In 1990 American microbiologist Carl Woese proposed that bacteria be divided into two groups, archaebacteria and bacteria, based on their structural and physiological differences. Archaebacteria consist of a small group of primitive anaerobes (organisms that do not require oxygen). They are found in a narrow range of habitats—often in extreme environments such as hydrothermal vents on the deep ocean floor. In contrast, bacteria live in a wide range of environments with or without oxygen, at various temperatures, and at various levels of acidity. In some classification systems, the archaebacteria are considered prokaryotes; in other systems they are classified in a category known as the Domain Archaea.

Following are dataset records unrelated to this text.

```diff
+    cp_async_wait_all();
+    __syncthreads();
+    if (has_in) {
+      for (int li = 0; li < p.TN && n0 + li < p.N; ++li) {
+        const int gq = (n0 + li) / img_per_group;
+        nb_stage_norm(x_s + (size_t)li * patch_img, p.C, h0, w0, p.PR, p.PC, p.C, p.H, p.W, sc_s + gq * Cr, sh_s + gq * Cr,
+                      p.reflect != 0, tid);
       }
-    }
-    __syncthreads();
+      __syncthreads();
+    }
+#ifdef NB_TRACE
+    { const long long c_ = nb_clock_sync(); tr_stage += c_ - tr_t; tr_t = c_; ++tr_tiles; }
+#endif
     if (set_ok) {
       const float *xc = x_s + c;
       const float *dk = dz_s + kg * 4;
@@ -485,7 +552,16 @@
       }
     }
     __syncthreads();
-  }
+#ifdef NB_TRACE
+    { const long long c_ = nb_clock_sync(); tr_fma += c_ - tr_t; tr_t = c_; }
+#endif
+  }
+#ifdef NB_TRACE
+  if (p.trace && tid == 0) {
+    long long *tr_ = nb_trace_slot(p.trace);
+    tr_[2] = tr_stage; tr_[3] = tr_fma; tr_[6] = tr_tiles;
+  }
+#endif
   constexpr int TPAD = TAPS | 1;
   float *red = x_s;
 #pragma unroll
@@ -508,6 +584,7 @@
     if (slab) slab[idx] = sum;
     else atomicAdd(p.dw + idx, sum);
   }
+  NB_MARK(5);
 }
 
 __global__ void __launch_bounds__(256)
@@ -539,6 +616,7 @@
   int KP;
   int PRm, PCm;
   int tapsm;
+  NB_TRACE_FIELD
 };
 template <int KT, int PT>
 __global__ void __launch_bounds__(256)
@@ -552,13 +630,8 @@
   float *red = rstd_s + ((p.C + 3) & ~3);
   const int tid = threadIdx.x, lane = tid & 31, warp = tid >> 5;
   const bool has_in = p.sums != nullptr;
-  const int grp = (int)((blockIdx.x / (t.tiles_q * t.tiles_r)) * t.TN) / (p.N / p.in_bn.groups);
-  if (has_in) {
-    for (int cc = tid; cc < p.C; cc += 256) {
-      float sc, sh;
-      nb_bn_consts(p.in_bn, p.C, cc, mean_s[cc], rstd_s[cc], sc, sh, nullptr, grp);
-    }
-  }
+  NB_MARK(0);
+  NB_MARK(1);
   const int st = p.stride;
   const int cls = blockIdx.z;
   const int pa = cls / st, pb = cls % st;
@@ -568,23 +641,16 @@
   const int oh = (pa + p.pad_t - r0) / st, ow = (pb + p.pad_l - s0) / st;
   const int cbase = blockIdx.y * t.KB;
   const int KB = t.KB;
-  if ((KB & 3) == 0) {
-    const int KB4 = KB >> 2, total = Rc * Sc * p.K * KB4;
-#pragma unroll 4
-    for (int i = tid; i < total; i += 256) {
-      const int col = i % KB4, row = i / KB4;
-      const int k = row % p.K, ti = row / p.K;
-      const int r = r0 + st * (ti / Sc), s_ = s0 + st * (ti % Sc);
-      reinterpret_cast<float4 *>(w_s)[i] =
-          __ldg(reinterpret_cast<const float4 *>(p.wp + ((int64_t)(r * p.S + s_) * p.K + k) * p.C + cbase) + col);
-    }
-  } else {
-    const int total = Rc * Sc * p.K * KB;
-    for (int i = tid; i < total; i += 256) {
-      const int col = i % KB, row = i / KB;
-      const int k = row % p.K, ti = row / p.K;
-      const int r = r0 + st * (ti / Sc), s_ = s0 + st * (ti % Sc);
-      w_s[i] = __ldg(p.wp + ((int64_t)(r * p.S + s_) * p.K + k) * p.C + cbase + col);
+  {
+    const bool vec = (KB & 3) == 0;
+    const int KBV = vec ? KB >> 2 : KB;
+    for (NbIdx ix(KBV, tid); ix.row < Rc * Sc * p.K; ix.next(KBV)) {
+      const int ti = ix.row / p.K, k = ix.row - ti * p.K;
+      const int tr_ = ti / Sc;
+      const int r = r0 + st * tr_, s_ = s0 + st * (ti - tr_ * Sc);
+      const float *src = p.wp + ((int64_t)(r * p.S + s_) * p.K + k) * p.C + cbase;
+      if (vec) cp_async16(w_s + ((size_t)ix.row * KBV + ix.col) * 4, src + 4 * ix.col, 16);
+      else cp_async4(w_s + (size_t)ix.row * KB + ix.col, src + ix.col, 4);
     }
   }
   int tile = blockIdx.x;
@@ -596,10 +662,20 @@
   const int PRc = t.TR + (Rc > 0 ? Rc - 1 : 0), PCc = t.TQ + (Sc > 0 ? Sc - 1 : 0);
   for (int li = 0; li < t.TN; ++li) {
     const int n = n0 + li;
-    nb_stage(d_s + (size_t)li * PRc * PCc * p.KP, p.KP, n < p.N ? p.dz + (int64_t)n * p.P * p.Q * p.K : nullptr,
-             i0 + oh - (Rc - 1), j0 + ow - (Sc - 1), PRc, PCc, p.K, p.P, p.Q, nullptr, nullptr, false, tid);
-  }
+    nb_stage_issue(d_s + (size_t)li * PRc * PCc * p.KP, p.KP, n < p.N ? p.dz + (int64_t)n * p.P * p.Q * p.K : nullptr,
+                   i0 + oh - (Rc - 1), j0 + ow - (Sc - 1), PRc, PCc, p.K, p.P, p.Q, false, tid);
+  }
+  const int grp = (int)((blockIdx.x / (t.tiles_q * t.tiles_r)) * t.TN) / (p.N / p.in_bn.groups);
+  if (has_in) {
+    for (int cc = tid; cc < p.C; cc += 256) {
+      float sc, sh;
+      nb_bn_consts(p.in_bn, p.C, cc, mean_s[cc], rstd_s[cc], sc, sh, nullptr, grp);
+    }
+  }
+  NB_MARK(2);
+  cp_async_wait_all();
   __syncthreads();
+  NB_MARK(3);
 
   const int TPX = t.TP / PT;
   const int lpx = tid % TPX, cgi = tid / TPX;
@@ -658,6 +734,7 @@
       }
     }
   }
+  NB_MARK(4);
   const int c0 = cbase + cgi * KT;
   float s1[KT], s2[KT];
 #pragma unroll
@@ -711,6 +788,7 @@
       atomicAdd(p.sums + (size_t)grp * 2 * p.C + (idx < KT ? 0 : p.C) + cbase + g * KT + (idx % KT), (double)tsum);
     }
   }
+  NB_MARK(5);
 }
 
 struct NbTail {
@@ -950,6 +1028,7 @@
   q.reflect = reflect;
   q.rtf = rtf;
   q.groups = groups;
+  NB_TRACE_SET(q);
   dim3 grid((unsigned)(ceil_div(g->N, pl.t.TN) * pl.t.tiles_r * pl.t.tiles_q), (unsigned)(g->K / pl.t.KB));
 #define NB_FPROP_CASE(KT_, PT_)                                                                              \
   if (pl.KT == KT_ && pl.PT == PT_) {                                                                        \
@@ -1134,6 +1213,7 @@
   p.nsets = w.nsets;
   p.SPB = w.SPB;
   p.PS = w.PS;
+  NB_TRACE_SET(p);
   const int taps = g->R * g->S;
   static std::atomic<uint64_t> done9{0}, done16{0}, done7{0};
   dim3 grid((unsigned)w.gx, (unsigned)w.nchunks);
@@ -1178,6 +1258,7 @@
   q.PRm = pl.t.TR + Rm - 1;
   q.PCm = pl.t.TQ + Sm - 1;
   q.tapsm = Rm * Sm;
+  NB_TRACE_SET(q);
   dim3 grid((unsigned)(ceil_div(g->N, pl.t.TN) * pl.t.tiles_r * pl.t.tiles_q), (unsigned)(g->C / pl.t.KB),
             (unsigned)(st_ * st_));
 #define NB_DGRAD_CASE(KT_, PT_)                                                                              \
```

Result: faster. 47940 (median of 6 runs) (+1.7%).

Prokaryotes play significant roles in our daily lives. In a process called nitrogen fixation, many species of cyanobacteria convert atmospheric nitrogen to nitrogenous compounds that other organisms use as food sources. Moreover, the photosynthesis occurring in cyanobacteria still contributes substantial amounts of oxygen to the atmosphere and stores the Sun’s energy in carbohydrate molecules. Cyanobacteria are the foundation for aquatic ecosystems, providing food for protozoa and other aquatic organisms. Cyanobacteria are threatened, however, by ultraviolet radiation, which penetrates the atmosphere as a result of the thinning ozone layer.

Other prokaryotes act as recyclers of carbon, nitrogen, phosphorus, sulfur, and other elements. Many prokaryotes have medical and economic importance to humans. For instance, disease-causing bacteria have played a significant role in human history, causing diseases such as tuberculosis, gonorrhea, plague, whooping cough, pneumonia, syphilis, and botulism. Certain bacteria, including the soil bacteria Actinomycetes, produce antibiotics. Other bacteria are used industrially to synthesize vitamins, enzymes, organic acids, and food products and to produce drugs by the processes of genetic engineering. Archaebacteria support ecosystems in hot springs and hydrothermal vents, where a variety of organisms feed on them. Methane-producing archaebacteria are used widely in sewage treatment plants to convert sewage sludge into methane.